Understanding Energy Ratings

The Energy Label

The Energy Rating label enables consumers to compare the energy efficiency of domestic appliances on a fair and equitable basis. It also provides incentive for manufacturers to improve the energy performance of appliances.

The Energy Rating Label was first introduced in 1986 in NSW and Victoria. It is now mandatory in all states and territories for refrigerators, freezer, clothes washers, clothes dryers, dishwashers and air-conditioners (single phase only) to carry the label when they are offered for sale. Three phase airconditioners may carry an energy label if the suppliers chooses to apply for one.

The Energy Rating Label has two main features:

The Star Rating of an appliance is determined from the energy consumption and size of the product. These values are measured under Australian Standards which define test procedures for measuring energy consumption and minimum energy performance criteria. Appliances must meet these criteria before they can be granted an Energy Rating Label.

Energy rating labels

Facts and fiction about the label

Fiction: The energy label is a government seal of approval.
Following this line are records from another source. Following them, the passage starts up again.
template <int NSRW>
__global__ __launch_bounds__(256) void paged_decode_group_wave8_kernel(
    const uint16_t* __restrict__ q, int q_stride, const uint8_t* __restrict__ k_cache,
    const uint8_t* __restrict__ v_cache, const int* __restrict__ block_tables, int maxb,
    const int* __restrict__ context_lens, int B, int Hkv, float scale,
    uint16_t* __restrict__ out, int out_stride, const int* __restrict__ groups, CascadeIn ci,
    float* __restrict__ ws_acc, float* __restrict__ ws_ml, const int* __restrict__ merges, int* __restrict__ tick) {
  constexpr int WAVES = 4, G = 4, R = 4, D = 128, TQ = 16, MAXT = kGroupMaxPos * 16;
  constexpr int TILE = TQ * D;
  constexpr int WSLOT = 2 * TILE;
  constexpr int NDT = 8 / WAVES;
  static_assert(WAVES * NSRW * WSLOT >= WAVES * 8 * 64 * 16 + WAVES * 16 * 2 * 4, "ring reused by the merge");
  __shared__ __attribute__((aligned(16))) uint8_t ring[WAVES * NSRW * WSLOT];
  __shared__ unsigned s_tl[MAXT];
  __shared__ int s_nt;

  const int kvh = blockIdx.x, grp = blockIdx.y;
  const int tid = threadIdx.x, lane = tid & 63;
  const int wave = __builtin_amdgcn_readfirstlane(tid >> 6);
  const int hl = lane & 15, lg = lane >> 4;
  const int P = ci.plen ? *ci.plen : 0;
  const int* gp = groups + 8 * grp;
  int rows[R], Ls[R];
#pragma unroll
  for (int r = 0; r < R; ++r) {
    const int row = gp[r];
    rows[r] = row >= 0 && row < B ? row : -1;
    Ls[r] = rows[r] >= 0 ? context_lens[rows[r]] : 0;
  }
  if (rows[0] < 0 && rows[1] < 0 && rows[2] < 0 && rows[3] < 0) return;
  const int lo = gp[4], hi = min(gp[5], maxb), part = gp[6];

  if (wave == 0) {
    const int pos = max(P >> 6, lo) + lane;
    int ids[R], nq[R], mk[R];
#pragma unroll
    for (int r = 0; r < R; ++r) ids[r] = rows[r] >= 0 && pos < hi ? block_tables[(size_t)rows[r] * maxb + pos] : -1;
    bool alive[R];
#pragma unroll
    for (int r = 0; r < R; ++r) {
      alive[r] = pos < hi && 64 * pos < Ls[r];
      ids[r] = alive[r] ? ids[r] : -1;
    }
    int cnt = 0;
#pragma unroll
    for (int r = 0; r < R; ++r) {
      bool first = alive[r];
#pragma unroll
      for (int r2 = 0; r2 < r; ++r2) first = first && !(alive[r2] && ids[r2] == ids[r]);
      int mask = 0, need = 0;
      if (first) {
#pragma unroll
        for (int r2 = 0; r2 < R; ++r2)
          if (alive[r2] && ids[r2] == ids[r]) {
            mask |= 1 << r2;
            need = max(need, min(4, (Ls[r2] - 64 * pos + TQ - 1) / TQ));
          }
      }
      nq[r] = need;
      mk[r] = mask;
      cnt += need;
    }
    int off = cnt;
#pragma unroll
    for (int o = 1; o < 64; o <<= 1) {
      const int v = __shfl_up(off, o, 64);
      if (lane >= o) off += v;
    }
    const int total = __shfl(off, 63, 64);
    off -= cnt;
#pragma unroll
    for (int r = 0; r < R; ++r)
      for (int h = 0; h < nq[r]; ++h) s_tl[off++] = ((unsigned)ids[r] << 12) | (pos << 6) | (h << 4) | mk[r];
    if (lane == 0) s_nt = total;
  }
  const int crow = rows[hl >> 2], cL = Ls[hl >> 2], cbit = 1 << (hl >> 2);
  bf16x8 qf[4];
  {
    const uint16_t* qp = q + (size_t)max(crow, 0) * q_stride + (size_t)(kvh * G + (hl & 3)) * D + lg * 8;
#pragma unroll
    for (int ks = 0; ks < 4; ++ks) {
      const uint4 v = crow >= 0 ? *reinterpret_cast<const uint4*>(qp + ks * 32) : make_uint4(0, 0, 0, 0);
      qf[ks] = __builtin_bit_cast(bf16x8, v);
    }
  }
  __syncthreads();
  const int nt = s_nt;

  const float qs = scale * kLog2e;
  const uint32_t wbase = lds_u32(ring) + (uint32_t)(wave * NSRW * WSLOT);
  const int prow = lane >> 3, pslot = lane & 7;
  const int mine_nt = nt > wave ? (nt - wave + WAVES - 1) / WAVES : 0;
  auto stage = [&](int i) {
    const unsigned e = s_tl[wave + WAVES * i];
    const size_t row0 = ((size_t)(e >> 12) * Hkv + kvh) * 64 + ((e >> 4) & 3) * TQ;
    const uint8_t* kp = k_cache + row0 * D;
    const uint8_t* vp = v_cache + row0 * D;
    const uint32_t dst = wbase + (uint32_t)((i % NSRW) * WSLOT);
#pragma unroll
    for (int c = 0; c < 2; ++c) {
      const int t = 8 * c + prow;
      glds16<true>(kp + t * D + ((pslot ^ ((t >> 1) & 7)) << 4), dst + c * 1024);
      glds16<true>(vp + (t ^ ((t >> 2) & 1)) * D + (pslot << 4), dst + TILE + c * 1024);
    }
  };
#pragma unroll
  for (int i = 0; i < NSRW - 1; ++i)
    if (i < mine_nt) stage(i);
  float m = -FLT_MAX, l = 0.f;
  f32x4 o8[8];
#pragma unroll
  for (int dt = 0; dt < 8; ++dt) o8[dt] = f32x4{0.f, 0.f, 0.f, 0.f};
  for (int i = 0; i < mine_nt; ++i) {
    if (i + NSRW - 1 < mine_nt) {
      stage(i + NSRW - 1);
      wait_vmcnt<4 * (NSRW - 1)>();
    } else {
      wait_vmcnt<0>();
    }
    const unsigned e = s_tl[wave + WAVES * i];
    const bool mine = (e & cbit) != 0;
    const int base = ((e >> 6) & 63) * 64 + ((e >> 4) & 3) * TQ;
    const uint8_t* kt = ring + (wave * NSRW + i % NSRW) * WSLOT;
    const uint8_t* vt = kt + TILE;
    f32x4 x = f32x4{0.f, 0.f, 0.f, 0.f};
#pragma unroll
    for (int ks = 0; ks < 4; ++ks) {
      const uint2 c = *reinterpret_cast<const uint2*>(kt + hl * D + (((2 * ks + (lg >> 1)) ^ ((hl >> 1) & 7)) << 4) +
                                                      (lg & 1) * 8);
      const bf16x8 a = __builtin_bit_cast(bf16x8, widen8_fp8(c));
      x = __builtin_amdgcn_mfma_f32_16x16x32_bf16(a, qf[ks], x, 0, 0, 0);
    }
    float mx = -FLT_MAX;
#pragma unroll
    for (int r = 0; r < 4; ++r) {
      const int tok = base + 4 * lg + r;
      const float v = (mine && tok < cL) ? x[r] * qs : -FLT_MAX;
      x[r] = v;
      mx = fmaxf(mx, v);
    }
    mx = rows4_max(mx);
    const float m_new = fmaxf(m, mx);
    const float alpha = m_new == -FLT_MAX ? 1.f : __builtin_amdgcn_exp2f(m - m_new);
    float ps = 0.f;
#pragma unroll
    for (int r = 0; r < 4; ++r) {
      const float p = x[r] == -FLT_MAX ? 0.f : __builtin_amdgcn_exp2f(x[r] - m_new);
      x[r] = p;
      ps += p;
    }
    ps = rows4_sum(ps);
    l = l * alpha + ps;
    m = m_new;
    i16x4 pb;
#pragma unroll
    for (int r = 0; r < 4; ++r) pb[r] = (short)f2bf(x[r]);
    uint2 w[4];
#pragma unroll
    for (int j = 0; j < 4; ++j) {
      const int t = 4 * lg + j;
      w[j] = *reinterpret_cast<const uint2*>(vt + (t ^ ((t >> 2) & 1)) * D + hl * 8);
    }
#pragma unroll
    for (int ih = 0; ih < 2; ++ih) {
      const uint32_t w0 = ih ? w[0].y : w[0].x, w1 = ih ? w[1].y : w[1].x;
      const uint32_t w2 = ih ? w[2].y : w[2].x, w3 = ih ? w[3].y : w[3].x;
      const uint32_t a01 = __builtin_amdgcn_perm(w1, w0, 0x05010400u), a23 = __builtin_amdgcn_perm(w3, w2, 0x05010400u);
      const uint32_t c01 = __builtin_amdgcn_perm(w1, w0, 0x07030602u), c23 = __builtin_amdgcn_perm(w3, w2, 0x07030602u);
      const uint32_t tr[4] = {__builtin_amdgcn_perm(a23, a01, 0x05040100u), __builtin_amdgcn_perm(a23, a01, 0x07060302u),
                              __builtin_amdgcn_perm(c23, c01, 0x05040100u), __builtin_amdgcn_perm(c23, c01, 0x07060302u)};
// ... 424 lines not shown
  const CascadeIn ci{pacc, pml, plen, nchunk, nullptr};
  static const int nsr = [] {
    const char* e = getenv("DOCQA_GROUP_NSR");
    return e && atoi(e) == 4 ? 4 : 3;
  }();
  if (nsr == 4)
    paged_decode_group_kernel<4><<<dim3(Hkv, ngroups), 256, 0, s>>>(
        (const uint16_t*)q, q_stride, (const uint16_t*)k_cache, (const uint16_t*)v_cache, block_tables, maxb,
        context_lens, B, Hkv, scale, (uint16_t*)out, out_stride, groups, ci);
  else
    paged_decode_group_kernel<3><<<dim3(Hkv, ngroups), 256, 0, s>>>(
        (const uint16_t*)q, q_stride, (const uint16_t*)k_cache, (const uint16_t*)v_cache, block_tables, maxb,
        context_lens, B, Hkv, scale, (uint16_t*)out, out_stride, groups, ci);
  DOCQA_CHECK_LAUNCH();
  return 0;
}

Fact: The energy label is a source of consumer information about the energy consumption of major electrical household appliances - all of the specified appliances types must carry a label. Although the scheme is operated by governments and appliances must meet certain minimum performance standards, the scheme does not provide any guarantee of appliance quality or durability.

Fiction: The energy label is a seal of energy efficiency.
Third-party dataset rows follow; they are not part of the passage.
@@ -129,7 +142,7 @@
         const int grp = tile / tiles_per_group, tin = tile % tiles_per_group;
         const int w0 = (tin % p.tiles_w) * p.BW, h0 = (tin / p.tiles_w) * p.BH, n0 = grp * p.BN;
         const int aw = p.a_scale * w0, ah = p.a_scale * h0, brow = p.b_row0[phase_id] + slab * p.N;
-        int t = 0, c = 0;
+        int t = k_beg / p.chunks, c = k_beg % p.chunks;
         for (int it = 0; it < k_iters; it += p.tps) {
           const long long tw0 = TL_ON(p) ? clock64() : 0;
           mbar_wait(&empty[stage], ph ^ 1);
@@ -239,6 +252,8 @@
       for (int i = threadIdx.x - 64; i < 256; i += 128) s_bias[i] = i < nb ? p.bias[i] : 0.0f;
       asm volatile("bar.sync 1, 128;" ::: "memory");
     }
+    const int ncol = p.N / split, col_beg = (int)crank * ncol, col_end = col_beg + ncol;
+    const uint32_t red_slot = (uint32_t)ncol * 512u, s_red_m = smem_u32(s_red) + (uint32_t)m * 16u;
     for (int item = item_beg; item < item_end; ++item) {
       const int li = item - item_beg, as = li & 1;
       const int phase_id = item % p.phases, slab = (item / p.phases) % p.n_slabs, tile = item / (p.phases * p.n_slabs);
@@ -256,26 +271,61 @@
       uint32_t mpre[4][8];
       const bool use_mask = p.mask != nullptr && valid;
       if (use_mask) {
-        const __nv_bfloat16* mk = reinterpret_cast<const __nv_bfloat16*>(p.mask) + mpix * p.OC + slab0;
+        const __nv_bfloat16* mk = reinterpret_cast<const __nv_bfloat16*>(p.mask) + mpix * p.OC + slab0 + col_beg;
 #pragma unroll
         for (int i = 0; i < 4; ++i)
-          if (i * 16 < p.N && slab0 + i * 16 < p.n_store) ld_global_nc_256(mk + i * 16, mpre[i]);
+          if (i * 16 < ncol && slab0 + col_beg + i * 16 < p.n_store) ld_global_nc_256(mk + i * 16, mpre[i]);
       }
       mbar_wait(&tfull[as], (uint32_t)(li >> 1) & 1u);
       tc_fence_after();
       if (threadIdx.x == 64) TL(li, 4);
+      if (split > 1) {
+        if (li > 0) mbar_wait_cluster(rfree, (uint32_t)(li - 1) & 1u);
+        for (int k = 1; k < split; ++k) {
+          const uint32_t dst = (crank + (uint32_t)k) % (uint32_t)split;
+          const uint32_t slot = crank - (crank > dst ? 1u : 0u);
+          const uint32_t rdst = mapa_shared(s_red_m + slot * red_slot, dst);
+          for (int c = 0; c < ncol; c += 16) {
+            uint32_t r[16];
+            tmem_ld16(tacc + dst * (uint32_t)ncol + (uint32_t)c, r);
+            tmem_ld_wait();
+#pragma unroll
+            for (int i = 0; i < 4; ++i)
+              st_cluster_v4(rdst + (uint32_t)((c / 4 + i) * 128) * 16u, r[4 * i], r[4 * i + 1], r[4 * i + 2], r[4 * i + 3]);
+          }
+        }
+        for (int k = 1; k < split; ++k) mbar_arrive_cluster(mapa_shared(smem_u32(rfull), (crank + (uint32_t)k) % (uint32_t)split));
+        mbar_wait_cluster(rfull, (uint32_t)li & 1u);
+      }
       const int bias_base = slab0 % p.bias_mod;
       const uint32_t s_bias_u32 = smem_u32(s_bias);
-      for (int c0 = 0; c0 < p.N; c0 += 16) {
+      for (int c0 = col_beg; c0 < col_end; c0 += 16) {
         const int cg = slab0 + c0;
         const uint32_t bsrc = s_bias_u32 + (uint32_t)(((bias_base + c0) & 255) * 4);
         uint32_t r[16];
         tmem_ld16(tacc + (uint32_t)c0, r);
         tmem_ld_wait();
-        if (c0 + 16 >= p.N) {
+        if (c0 + 16 >= col_end) {
           tc_fence_before();
           if (lane == 0) mbar_arrive(&tempty[as]);
           if (threadIdx.x == 64) TL(li, 5);
+        }
+        if (split > 1) {
+          const uint32_t src0 = s_red_m + (uint32_t)(((c0 - col_beg) / 4) * 128) * 16u;
+#pragma unroll
+          for (int i = 0; i < 4; ++i) {
+            float4 a = make_float4(__uint_as_float(r[4 * i]), __uint_as_float(r[4 * i + 1]), __uint_as_float(r[4 * i + 2]),
+                                   __uint_as_float(r[4 * i + 3]));
+            const float4 own = a;
+            for (int k = 0; k < split; ++k) {
+              const float4 b = k == (int)crank ? own
+                                               : lds_f4(src0 + (uint32_t)(k - (k > (int)crank ? 1 : 0)) * red_slot +
+                                                        (uint32_t)(i * 128) * 16u);
+              if (k == 0) { a = b; } else { a.x += b.x; a.y += b.y; a.z += b.z; a.w += b.w; }
+            }
+            r[4 * i] = __float_as_uint(a.x); r[4 * i + 1] = __float_as_uint(a.y);
+            r[4 * i + 2] = __float_as_uint(a.z); r[4 * i + 3] = __float_as_uint(a.w);
+          }
         }
         if (!valid || cg >= p.n_store) continue;
         float v[16];
@@ -302,8 +352,8 @@
         const size_t o = opix * p.OC + cg;
         if (use_mask) {
           uint32_t mw[8];
-          if (c0 < 64) {
-            switch (c0 >> 4) {
+          if (c0 - col_beg < 64) {
+            switch ((c0 - col_beg) >> 4) {
               case 0:
 #pragma unroll
                 for (int i = 0; i < 8; ++i) mw[i] = mpre[0][i];
@@ -347,6 +397,7 @@
           st_global_256(reinterpret_cast<__nv_bfloat16*>(p.out) + o, w);
         }
       }
+      for (int k = 1; k < split; ++k) mbar_arrive_cluster(mapa_shared(smem_u32(rfree), (crank + (uint32_t)k) % (uint32_t)split));
       if (threadIdx.x == 64) TL(li, 6);
     }
     tc_fence_before();
@@ -357,6 +408,7 @@
     asm volatile("mov.u64 %0, %globaltimer;" : "=l"(gt));
     p.timeline[40 * 8 + 2 * blockIdx.x + 1] = (long long)gt;
   }
+  if (split > 1) cluster_sync();
   if (warp == 2) {
     tc_fence_after();
     tmem_dealloc(tmem_base, tmem_cols);
@@ -1734,36 +1786,55 @@
 
 template <class Params>
 static cudaError_t launch_pdl(void (*kernel)(const Params), dim3 grid, int threads, size_t smem, cudaStream_t st,
-                              const Params& p) {
+                              const Params& p, int cluster = 1) {
   cudaLaunchConfig_t cfg;
   memset(&cfg, 0, sizeof(cfg));
   cfg.gridDim = grid;
   cfg.blockDim = dim3(threads, 1, 1);
   cfg.dynamicSmemBytes = smem;
   cfg.stream = st;
-  cudaLaunchAttribute attr[1];
+  cudaLaunchAttribute attr[2];
   attr[0].id = cudaLaunchAttributeProgrammaticStreamSerialization;
   attr[0].val.programmaticStreamSerializationAllowed = 1;
+  attr[1].id = cudaLaunchAttributeClusterDimension;
+  attr[1].val.clusterDim.x = (unsigned)cluster;
+  attr[1].val.clusterDim.y = 1;
+  attr[1].val.clusterDim.z = 1;
   cfg.attrs = attr;
-  cfg.numAttrs = 1;
+  cfg.numAttrs = cluster > 1 ? 2 : 1;
   return cudaLaunchKernelEx(&cfg, kernel, p);
 }
 
 static long long* g_timeline = nullptr;
+
+static int tapgemm_split(const TapGemmParams& p, int phases) {
+  const int k_blocks = p.num_taps * p.chunks;
+  const bool dense = p.num_taps == 1 && p.BW == 1 && p.BH == 1;
+  if (phases != 1 || !dense || k_blocks < 16 || p.n_store % 64 != 0) return 1;
+  return k_blocks >= 32 ? 4 : 2;
+}
 
 static int launch_tapgemm(TapGemmParams& p, int groups, int phases, cudaStream_t st, const char* name) {
   p.timeline = g_timeline;
   if (p.rows_valid <= 0) p.rows_valid = 128;
   if (p.a_box_rows <= 0) p.a_box_rows = 128;
+  if (p.n_slabs < 1) p.n_slabs = 1;
+  p.phases = phases;
+  p.total_items = groups * p.tiles_w * p.tiles_h * p.n_slabs * phases;
+  const int split = tapgemm_split(p, phases);
+  p.split = split;
+  const int k_iters = p.num_taps * p.chunks / split;
+  GCC_REQUIRE(k_iters * split == p.num_taps * p.chunks && p.N % (16 * split) == 0, "%s: split %d of K=%d, N=%d", name,
+              split, p.num_taps * p.chunks, p.N);
+  const int red_bytes = (split - 1) * 128 * (p.N / split) * 4;
   const int a_stride = (p.a_box_rows * p.KC * 2 + 1023) & ~1023,
             b_stride = ((p.halo2 ? 2 : 1) * p.N * p.KC * 2 + 1023) & ~1023;
   uint32_t acc_cols = 32;
   while ((int)acc_cols < p.N) acc_cols <<= 1;
-  const int k_iters = p.num_taps * p.chunks;
   int per_sm = 2;
   if (per_sm > 512 / (2 * (int)acc_cols)) per_sm = 512 / (2 * (int)acc_cols);
   if (per_sm < 1) per_sm = 1;
-  const int budget = 200 * 1024 / per_sm - 4608;
+  const int budget = 200 * 1024 / (p.total_items * split <= 148 ? 1 : per_sm) - 4608 - red_bytes;
   const int stage_target = 48 * 1024;
   int tps = 1;
   for (int d = 1; d <= k_iters; ++d)
@@ -1773,43 +1844,70 @@
   if (stages > 8) stages = 8;
   if (stages < 2) stages = 2;
   p.stages = stages;
-  const size_t smem = (size_t)stages * tps * (a_stride + b_stride) + 1024 + 256 + 2048 + 64;
+  const size_t smem = (size_t)stages * tps * (a_stride + b_stride) + 1024 + 256 + 2048 + 64 + red_bytes;
+  void (*kernel)(const TapGemmParams) = split > 1 ? tapgemm_kernel<true> : tapgemm_kernel<false>;
   static bool attr_set = false;
   if (!attr_set) {
-    GCC_CUDA(cudaFuncSetAttribute(tapgemm_kernel, cudaFuncAttributeMaxDynamicSharedMemorySize, (int)(200 * 1024)));
+    GCC_CUDA(cudaFuncSetAttribute(tapgemm_kernel<false>, cudaFuncAttributeMaxDynamicSharedMemorySize, (int)(200 * 1024)));
+    GCC_CUDA(cudaFuncSetAttribute(tapgemm_kernel<true>, cudaFuncAttributeMaxDynamicSharedMemorySize, (int)(200 * 1024)));
     attr_set = true;
   }
   GCC_REQUIRE(smem <= 200 * 1024, "%s: %zu bytes of shared memory", name, smem);
-  if (p.n_slabs < 1) p.n_slabs = 1;
   if (p.bias_mod < 1 || p.bias == nullptr) p.bias_mod = 1 << 30;
   if (p.bias_n < 1) p.bias_n = p.n_store;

Fact: The energy label is a tool to help consumers compare appliances with similar characteristics on the basis of energy consumption. Good and poor efficiency ratings are shown. All products carry an energy label.

Fiction: The energy label shows the actual amount of energy an appliance will consume once installed in a home.

Fact: The energy label is an estimate of the energy an appliance will consume in kilowatt-hours (kWh) under standard conditions. The conditions of tests in Australian Standards try to replicate actual use as closely as possible. However, actual energy consumption will depend on how an appliance is used and often it is used. Factors like climate can also have a big influence.

Fiction: The energy label is a safety label.

Fact: The energy label is a graphic representation of an appliance's energy efficiency relative to similar models. Safety requirements are defined under different regulations and reference separate Australian Standards.

Fiction: The energy label is a promotional rating determined by manufacturers.

Fact: The energy label is a source of information about each product that is measured by the manufacturer using standard testing procedures. All labels are registered under Government regulations and information provided is supported by detailed test reports. The program is jointly operated by governments, consumer groups and manufacturers.

Fact: The energy label is the only information label that can help consumers compare appliances and make an energy-wise choice.